Task prompt – For the records below, tally the lines that include the word "CUtensorMap" and report the number alone.

(Beginning of Exercise data)

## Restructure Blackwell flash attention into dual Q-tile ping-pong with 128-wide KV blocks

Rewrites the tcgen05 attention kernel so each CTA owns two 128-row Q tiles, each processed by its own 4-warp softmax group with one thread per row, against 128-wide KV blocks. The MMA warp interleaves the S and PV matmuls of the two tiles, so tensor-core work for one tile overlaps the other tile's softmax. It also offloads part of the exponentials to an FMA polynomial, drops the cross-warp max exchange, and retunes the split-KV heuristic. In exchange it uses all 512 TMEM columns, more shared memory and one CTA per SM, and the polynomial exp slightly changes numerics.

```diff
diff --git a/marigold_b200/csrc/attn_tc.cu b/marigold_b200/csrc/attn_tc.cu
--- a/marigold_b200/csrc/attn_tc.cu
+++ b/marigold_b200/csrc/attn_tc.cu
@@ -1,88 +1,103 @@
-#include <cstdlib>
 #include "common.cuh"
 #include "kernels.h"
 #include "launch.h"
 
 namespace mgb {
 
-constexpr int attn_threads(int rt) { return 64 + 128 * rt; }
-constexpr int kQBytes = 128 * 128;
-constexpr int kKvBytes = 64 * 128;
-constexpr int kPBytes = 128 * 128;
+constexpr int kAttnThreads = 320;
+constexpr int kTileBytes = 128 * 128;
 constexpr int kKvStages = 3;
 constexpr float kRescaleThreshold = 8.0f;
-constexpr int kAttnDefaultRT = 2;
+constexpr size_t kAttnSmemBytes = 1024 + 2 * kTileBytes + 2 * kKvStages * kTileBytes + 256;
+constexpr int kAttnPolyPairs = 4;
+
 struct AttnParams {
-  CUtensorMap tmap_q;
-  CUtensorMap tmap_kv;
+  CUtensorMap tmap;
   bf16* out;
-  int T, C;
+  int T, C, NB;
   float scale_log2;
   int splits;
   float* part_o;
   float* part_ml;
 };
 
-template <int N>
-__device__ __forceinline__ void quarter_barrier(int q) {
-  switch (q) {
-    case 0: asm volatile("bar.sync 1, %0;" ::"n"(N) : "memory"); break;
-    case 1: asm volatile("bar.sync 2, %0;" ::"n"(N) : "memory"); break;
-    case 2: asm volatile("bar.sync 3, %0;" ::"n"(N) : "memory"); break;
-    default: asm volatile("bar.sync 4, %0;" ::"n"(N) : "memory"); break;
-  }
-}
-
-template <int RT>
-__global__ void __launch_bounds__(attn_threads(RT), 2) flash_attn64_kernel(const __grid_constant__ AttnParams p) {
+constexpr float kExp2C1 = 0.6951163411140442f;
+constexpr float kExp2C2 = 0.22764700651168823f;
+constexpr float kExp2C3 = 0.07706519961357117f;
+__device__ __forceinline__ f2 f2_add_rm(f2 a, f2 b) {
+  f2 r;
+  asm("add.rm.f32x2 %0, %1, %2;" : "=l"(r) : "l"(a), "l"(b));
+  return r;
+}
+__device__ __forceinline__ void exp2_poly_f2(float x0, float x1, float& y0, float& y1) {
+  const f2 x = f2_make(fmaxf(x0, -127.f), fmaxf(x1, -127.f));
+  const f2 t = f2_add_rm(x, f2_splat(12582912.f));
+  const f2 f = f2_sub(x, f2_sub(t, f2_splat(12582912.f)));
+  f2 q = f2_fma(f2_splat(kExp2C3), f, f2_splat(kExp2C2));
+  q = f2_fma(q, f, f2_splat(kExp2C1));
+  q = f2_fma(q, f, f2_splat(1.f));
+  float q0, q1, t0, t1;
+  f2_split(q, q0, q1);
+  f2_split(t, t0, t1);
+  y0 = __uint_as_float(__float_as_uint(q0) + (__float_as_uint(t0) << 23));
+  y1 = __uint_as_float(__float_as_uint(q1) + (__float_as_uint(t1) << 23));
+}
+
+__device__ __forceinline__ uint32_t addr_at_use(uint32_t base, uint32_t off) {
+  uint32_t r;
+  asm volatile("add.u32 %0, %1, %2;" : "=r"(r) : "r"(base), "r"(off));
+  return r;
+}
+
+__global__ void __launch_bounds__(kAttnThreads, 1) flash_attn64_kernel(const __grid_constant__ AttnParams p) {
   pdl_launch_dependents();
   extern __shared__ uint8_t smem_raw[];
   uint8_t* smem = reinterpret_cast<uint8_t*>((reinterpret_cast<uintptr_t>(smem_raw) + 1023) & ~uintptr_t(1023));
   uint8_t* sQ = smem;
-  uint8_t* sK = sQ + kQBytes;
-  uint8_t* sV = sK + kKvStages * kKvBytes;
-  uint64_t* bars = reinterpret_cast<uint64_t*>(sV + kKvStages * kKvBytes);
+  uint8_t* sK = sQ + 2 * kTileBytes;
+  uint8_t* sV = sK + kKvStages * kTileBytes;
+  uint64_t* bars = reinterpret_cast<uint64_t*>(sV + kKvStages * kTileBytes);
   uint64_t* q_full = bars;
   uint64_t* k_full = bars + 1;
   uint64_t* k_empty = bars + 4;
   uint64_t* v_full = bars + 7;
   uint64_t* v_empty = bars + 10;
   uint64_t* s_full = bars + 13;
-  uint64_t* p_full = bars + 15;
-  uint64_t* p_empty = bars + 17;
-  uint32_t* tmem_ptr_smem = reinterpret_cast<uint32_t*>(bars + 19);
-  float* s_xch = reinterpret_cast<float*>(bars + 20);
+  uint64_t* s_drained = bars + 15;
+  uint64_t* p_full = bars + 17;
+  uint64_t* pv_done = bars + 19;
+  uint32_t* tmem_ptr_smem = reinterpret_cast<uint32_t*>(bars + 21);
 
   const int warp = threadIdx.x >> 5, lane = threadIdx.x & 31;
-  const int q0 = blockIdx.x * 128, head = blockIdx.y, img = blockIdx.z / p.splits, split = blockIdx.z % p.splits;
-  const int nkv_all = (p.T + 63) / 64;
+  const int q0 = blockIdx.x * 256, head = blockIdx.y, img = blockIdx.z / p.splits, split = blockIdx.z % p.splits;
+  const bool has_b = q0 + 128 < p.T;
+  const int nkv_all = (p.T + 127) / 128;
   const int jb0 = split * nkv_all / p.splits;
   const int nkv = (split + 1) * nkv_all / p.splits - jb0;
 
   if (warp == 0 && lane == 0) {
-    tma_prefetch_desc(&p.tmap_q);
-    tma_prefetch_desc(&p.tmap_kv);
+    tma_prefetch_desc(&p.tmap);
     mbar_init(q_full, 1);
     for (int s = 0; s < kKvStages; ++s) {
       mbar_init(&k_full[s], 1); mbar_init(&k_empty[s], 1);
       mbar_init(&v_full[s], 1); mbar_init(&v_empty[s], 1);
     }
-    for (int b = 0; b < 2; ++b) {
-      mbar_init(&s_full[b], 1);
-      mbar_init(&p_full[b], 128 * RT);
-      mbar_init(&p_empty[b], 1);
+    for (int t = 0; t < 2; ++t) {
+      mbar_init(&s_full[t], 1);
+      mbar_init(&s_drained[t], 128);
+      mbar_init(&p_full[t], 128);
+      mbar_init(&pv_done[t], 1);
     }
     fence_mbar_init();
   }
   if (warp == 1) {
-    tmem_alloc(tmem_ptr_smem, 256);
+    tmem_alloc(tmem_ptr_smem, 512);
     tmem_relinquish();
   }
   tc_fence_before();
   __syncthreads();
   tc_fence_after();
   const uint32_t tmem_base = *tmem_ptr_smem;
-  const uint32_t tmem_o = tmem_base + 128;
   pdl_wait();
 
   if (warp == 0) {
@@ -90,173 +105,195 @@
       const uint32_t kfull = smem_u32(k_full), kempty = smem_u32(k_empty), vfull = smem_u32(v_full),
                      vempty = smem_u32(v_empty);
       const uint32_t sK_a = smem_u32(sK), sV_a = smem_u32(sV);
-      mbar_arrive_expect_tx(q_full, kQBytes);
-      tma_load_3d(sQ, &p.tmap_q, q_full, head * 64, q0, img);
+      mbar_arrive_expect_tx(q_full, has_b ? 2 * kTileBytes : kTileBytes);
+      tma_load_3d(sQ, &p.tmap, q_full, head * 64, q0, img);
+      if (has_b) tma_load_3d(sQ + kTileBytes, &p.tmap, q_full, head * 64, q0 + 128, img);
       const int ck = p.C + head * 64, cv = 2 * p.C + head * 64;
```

(End of Exercise data)
(Beginning of Exercise data)

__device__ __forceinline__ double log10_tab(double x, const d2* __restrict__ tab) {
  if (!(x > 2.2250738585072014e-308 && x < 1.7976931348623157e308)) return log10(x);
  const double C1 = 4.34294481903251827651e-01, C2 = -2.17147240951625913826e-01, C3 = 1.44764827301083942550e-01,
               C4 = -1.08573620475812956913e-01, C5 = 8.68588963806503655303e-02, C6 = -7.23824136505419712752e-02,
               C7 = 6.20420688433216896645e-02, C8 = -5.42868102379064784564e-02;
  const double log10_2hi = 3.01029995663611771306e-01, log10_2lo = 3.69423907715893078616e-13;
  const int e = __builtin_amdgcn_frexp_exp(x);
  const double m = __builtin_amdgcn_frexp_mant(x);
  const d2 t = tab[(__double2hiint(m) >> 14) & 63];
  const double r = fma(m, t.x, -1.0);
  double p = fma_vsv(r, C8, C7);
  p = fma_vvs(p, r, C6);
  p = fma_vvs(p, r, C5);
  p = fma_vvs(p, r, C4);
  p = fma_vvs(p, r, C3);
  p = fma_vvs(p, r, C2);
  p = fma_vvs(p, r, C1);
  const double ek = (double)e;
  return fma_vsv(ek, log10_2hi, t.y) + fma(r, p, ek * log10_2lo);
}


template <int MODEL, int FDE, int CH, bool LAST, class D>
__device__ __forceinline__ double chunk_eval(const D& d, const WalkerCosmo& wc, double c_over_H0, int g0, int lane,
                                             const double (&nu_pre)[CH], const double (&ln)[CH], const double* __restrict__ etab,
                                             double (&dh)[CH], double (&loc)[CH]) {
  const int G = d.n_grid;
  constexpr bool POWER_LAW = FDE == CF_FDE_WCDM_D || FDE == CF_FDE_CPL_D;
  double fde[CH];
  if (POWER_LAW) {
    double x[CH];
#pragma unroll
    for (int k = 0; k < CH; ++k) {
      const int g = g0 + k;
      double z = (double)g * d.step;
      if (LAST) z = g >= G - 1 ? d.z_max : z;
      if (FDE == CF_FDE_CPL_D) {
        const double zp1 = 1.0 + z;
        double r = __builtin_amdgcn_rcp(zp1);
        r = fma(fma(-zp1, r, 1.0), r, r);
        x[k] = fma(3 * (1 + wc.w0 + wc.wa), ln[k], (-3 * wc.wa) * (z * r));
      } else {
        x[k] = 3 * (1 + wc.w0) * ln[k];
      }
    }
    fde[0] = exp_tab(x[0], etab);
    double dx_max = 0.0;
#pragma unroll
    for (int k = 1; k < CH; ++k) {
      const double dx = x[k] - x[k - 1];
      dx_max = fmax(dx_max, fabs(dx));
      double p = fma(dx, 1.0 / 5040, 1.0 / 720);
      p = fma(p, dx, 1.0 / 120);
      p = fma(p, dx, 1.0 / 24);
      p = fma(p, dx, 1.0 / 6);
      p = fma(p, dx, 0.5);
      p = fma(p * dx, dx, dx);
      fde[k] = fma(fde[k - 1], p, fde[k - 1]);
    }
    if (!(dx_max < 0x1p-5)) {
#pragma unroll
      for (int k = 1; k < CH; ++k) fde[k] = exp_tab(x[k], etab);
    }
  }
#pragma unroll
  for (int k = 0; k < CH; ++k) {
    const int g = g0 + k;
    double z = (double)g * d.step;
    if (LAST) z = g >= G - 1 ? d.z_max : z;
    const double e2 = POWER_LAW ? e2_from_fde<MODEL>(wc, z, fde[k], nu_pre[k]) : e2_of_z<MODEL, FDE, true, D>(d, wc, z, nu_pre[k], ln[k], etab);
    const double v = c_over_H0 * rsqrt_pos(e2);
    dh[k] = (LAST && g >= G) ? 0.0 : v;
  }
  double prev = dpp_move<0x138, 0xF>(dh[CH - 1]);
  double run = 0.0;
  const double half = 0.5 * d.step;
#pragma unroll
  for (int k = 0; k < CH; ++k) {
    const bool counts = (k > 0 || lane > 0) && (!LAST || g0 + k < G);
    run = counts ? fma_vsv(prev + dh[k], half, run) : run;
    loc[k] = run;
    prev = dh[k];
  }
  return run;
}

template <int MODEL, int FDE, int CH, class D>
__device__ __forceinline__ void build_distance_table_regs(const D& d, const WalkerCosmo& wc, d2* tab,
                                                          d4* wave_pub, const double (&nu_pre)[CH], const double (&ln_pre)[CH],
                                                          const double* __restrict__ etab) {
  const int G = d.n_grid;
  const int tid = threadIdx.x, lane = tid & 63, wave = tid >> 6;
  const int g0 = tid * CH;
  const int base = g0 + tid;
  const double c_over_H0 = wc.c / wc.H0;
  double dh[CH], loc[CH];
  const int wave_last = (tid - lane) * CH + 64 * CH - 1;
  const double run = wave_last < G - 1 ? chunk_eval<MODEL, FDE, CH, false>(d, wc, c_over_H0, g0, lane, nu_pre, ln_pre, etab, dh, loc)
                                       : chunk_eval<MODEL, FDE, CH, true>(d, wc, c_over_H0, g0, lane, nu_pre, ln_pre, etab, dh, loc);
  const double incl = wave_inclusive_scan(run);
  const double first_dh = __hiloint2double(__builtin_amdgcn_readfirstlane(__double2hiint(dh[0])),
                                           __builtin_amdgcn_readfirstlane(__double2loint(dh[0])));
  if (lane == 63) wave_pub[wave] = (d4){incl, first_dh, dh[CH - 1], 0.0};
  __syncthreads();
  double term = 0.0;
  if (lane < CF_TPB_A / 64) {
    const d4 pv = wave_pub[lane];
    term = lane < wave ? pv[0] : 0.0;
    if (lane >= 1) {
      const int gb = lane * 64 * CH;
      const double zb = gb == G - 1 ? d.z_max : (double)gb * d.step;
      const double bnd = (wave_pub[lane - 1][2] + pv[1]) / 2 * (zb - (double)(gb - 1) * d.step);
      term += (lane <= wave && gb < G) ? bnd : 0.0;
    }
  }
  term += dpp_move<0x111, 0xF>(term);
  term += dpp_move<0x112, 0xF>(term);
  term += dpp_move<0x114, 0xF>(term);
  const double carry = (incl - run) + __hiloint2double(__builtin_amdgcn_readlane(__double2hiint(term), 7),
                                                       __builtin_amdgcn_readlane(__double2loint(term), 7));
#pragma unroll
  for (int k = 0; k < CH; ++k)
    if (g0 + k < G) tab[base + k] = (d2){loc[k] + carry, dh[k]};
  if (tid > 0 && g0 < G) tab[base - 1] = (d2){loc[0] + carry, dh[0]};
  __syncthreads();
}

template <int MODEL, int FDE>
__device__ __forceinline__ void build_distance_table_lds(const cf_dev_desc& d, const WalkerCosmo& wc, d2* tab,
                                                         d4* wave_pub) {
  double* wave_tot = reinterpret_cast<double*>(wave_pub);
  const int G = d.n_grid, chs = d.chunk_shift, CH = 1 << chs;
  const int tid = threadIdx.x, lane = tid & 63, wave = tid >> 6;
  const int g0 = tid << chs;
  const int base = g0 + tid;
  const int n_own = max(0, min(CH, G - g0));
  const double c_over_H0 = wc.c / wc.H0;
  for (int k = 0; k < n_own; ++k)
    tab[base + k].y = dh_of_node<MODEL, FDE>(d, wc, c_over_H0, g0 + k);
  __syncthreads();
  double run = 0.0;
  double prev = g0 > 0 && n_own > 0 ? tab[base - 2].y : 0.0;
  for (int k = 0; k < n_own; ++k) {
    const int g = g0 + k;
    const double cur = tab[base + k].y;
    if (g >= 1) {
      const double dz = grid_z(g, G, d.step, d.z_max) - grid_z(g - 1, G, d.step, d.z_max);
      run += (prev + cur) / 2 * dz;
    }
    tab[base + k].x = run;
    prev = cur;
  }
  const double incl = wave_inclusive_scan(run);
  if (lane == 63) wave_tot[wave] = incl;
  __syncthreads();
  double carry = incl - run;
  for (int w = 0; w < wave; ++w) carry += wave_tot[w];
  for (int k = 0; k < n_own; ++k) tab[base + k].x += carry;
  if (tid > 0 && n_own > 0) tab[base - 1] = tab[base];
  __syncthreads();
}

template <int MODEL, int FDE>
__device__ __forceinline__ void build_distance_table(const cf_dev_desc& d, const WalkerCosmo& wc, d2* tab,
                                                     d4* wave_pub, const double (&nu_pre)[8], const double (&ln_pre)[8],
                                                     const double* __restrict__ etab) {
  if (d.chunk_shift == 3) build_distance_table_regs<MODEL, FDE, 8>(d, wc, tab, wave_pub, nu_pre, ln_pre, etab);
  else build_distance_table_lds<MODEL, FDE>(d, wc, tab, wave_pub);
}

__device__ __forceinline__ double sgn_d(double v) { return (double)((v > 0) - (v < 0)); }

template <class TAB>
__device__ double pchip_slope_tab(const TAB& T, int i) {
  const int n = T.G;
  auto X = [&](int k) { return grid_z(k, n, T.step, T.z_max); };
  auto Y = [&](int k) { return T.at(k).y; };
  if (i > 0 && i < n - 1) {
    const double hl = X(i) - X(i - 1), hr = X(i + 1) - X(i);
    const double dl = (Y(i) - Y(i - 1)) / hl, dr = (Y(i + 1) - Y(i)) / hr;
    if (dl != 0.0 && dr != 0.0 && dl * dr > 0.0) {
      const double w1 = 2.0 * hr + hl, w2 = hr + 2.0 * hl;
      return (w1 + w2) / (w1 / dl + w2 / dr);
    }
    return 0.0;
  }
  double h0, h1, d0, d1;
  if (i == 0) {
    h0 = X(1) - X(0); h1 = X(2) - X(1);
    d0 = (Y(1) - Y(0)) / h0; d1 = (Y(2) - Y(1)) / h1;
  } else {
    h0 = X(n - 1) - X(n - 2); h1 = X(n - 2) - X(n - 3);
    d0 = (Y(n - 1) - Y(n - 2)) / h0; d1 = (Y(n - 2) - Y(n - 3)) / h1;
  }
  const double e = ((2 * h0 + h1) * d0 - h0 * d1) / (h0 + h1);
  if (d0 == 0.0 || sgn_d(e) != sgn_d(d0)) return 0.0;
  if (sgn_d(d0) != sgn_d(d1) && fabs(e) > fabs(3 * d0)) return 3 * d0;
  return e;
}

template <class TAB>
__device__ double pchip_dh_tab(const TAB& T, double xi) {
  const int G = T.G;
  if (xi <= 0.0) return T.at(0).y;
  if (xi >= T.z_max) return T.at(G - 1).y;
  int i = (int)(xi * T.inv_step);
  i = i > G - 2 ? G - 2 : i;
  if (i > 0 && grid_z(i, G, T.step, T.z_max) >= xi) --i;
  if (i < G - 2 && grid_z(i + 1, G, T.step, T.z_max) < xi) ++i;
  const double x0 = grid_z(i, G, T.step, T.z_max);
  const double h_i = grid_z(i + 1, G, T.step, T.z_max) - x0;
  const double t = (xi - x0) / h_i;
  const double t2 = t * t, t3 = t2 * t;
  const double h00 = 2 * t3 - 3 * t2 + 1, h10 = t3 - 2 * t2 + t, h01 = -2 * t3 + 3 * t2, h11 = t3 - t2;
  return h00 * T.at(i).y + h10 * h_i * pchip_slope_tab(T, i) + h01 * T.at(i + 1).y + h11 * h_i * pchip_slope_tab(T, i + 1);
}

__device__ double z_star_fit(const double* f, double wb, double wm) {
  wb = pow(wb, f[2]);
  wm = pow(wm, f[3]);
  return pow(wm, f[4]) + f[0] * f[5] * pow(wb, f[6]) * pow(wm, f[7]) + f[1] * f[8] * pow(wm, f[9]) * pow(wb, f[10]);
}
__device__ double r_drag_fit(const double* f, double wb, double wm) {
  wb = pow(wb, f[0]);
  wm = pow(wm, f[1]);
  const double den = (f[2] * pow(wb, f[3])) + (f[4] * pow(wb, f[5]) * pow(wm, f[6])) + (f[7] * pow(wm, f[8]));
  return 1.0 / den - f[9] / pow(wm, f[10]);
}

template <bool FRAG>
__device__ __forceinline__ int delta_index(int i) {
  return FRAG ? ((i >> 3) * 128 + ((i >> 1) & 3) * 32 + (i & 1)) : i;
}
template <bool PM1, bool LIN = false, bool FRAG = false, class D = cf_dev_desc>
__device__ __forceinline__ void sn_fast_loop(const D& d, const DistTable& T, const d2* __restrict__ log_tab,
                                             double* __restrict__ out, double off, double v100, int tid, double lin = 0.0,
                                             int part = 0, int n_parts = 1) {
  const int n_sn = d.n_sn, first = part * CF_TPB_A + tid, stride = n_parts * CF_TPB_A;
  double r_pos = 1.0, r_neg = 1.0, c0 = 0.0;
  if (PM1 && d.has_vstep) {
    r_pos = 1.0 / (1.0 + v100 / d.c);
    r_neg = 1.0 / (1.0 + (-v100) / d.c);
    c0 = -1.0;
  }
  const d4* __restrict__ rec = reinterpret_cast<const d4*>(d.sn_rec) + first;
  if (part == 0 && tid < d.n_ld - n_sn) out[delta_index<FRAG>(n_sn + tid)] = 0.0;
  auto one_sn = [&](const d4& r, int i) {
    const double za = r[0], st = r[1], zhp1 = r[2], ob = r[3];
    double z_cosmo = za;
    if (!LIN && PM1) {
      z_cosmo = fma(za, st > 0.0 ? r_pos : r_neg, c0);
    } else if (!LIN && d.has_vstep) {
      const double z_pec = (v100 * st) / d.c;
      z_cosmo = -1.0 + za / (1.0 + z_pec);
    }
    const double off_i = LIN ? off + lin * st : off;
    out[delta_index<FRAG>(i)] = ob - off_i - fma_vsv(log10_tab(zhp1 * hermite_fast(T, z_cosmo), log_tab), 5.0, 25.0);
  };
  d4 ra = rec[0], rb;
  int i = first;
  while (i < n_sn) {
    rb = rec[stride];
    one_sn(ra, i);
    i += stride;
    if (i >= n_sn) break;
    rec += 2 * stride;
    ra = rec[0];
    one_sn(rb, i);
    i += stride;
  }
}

(End of Exercise data)

Solution for this problem – 3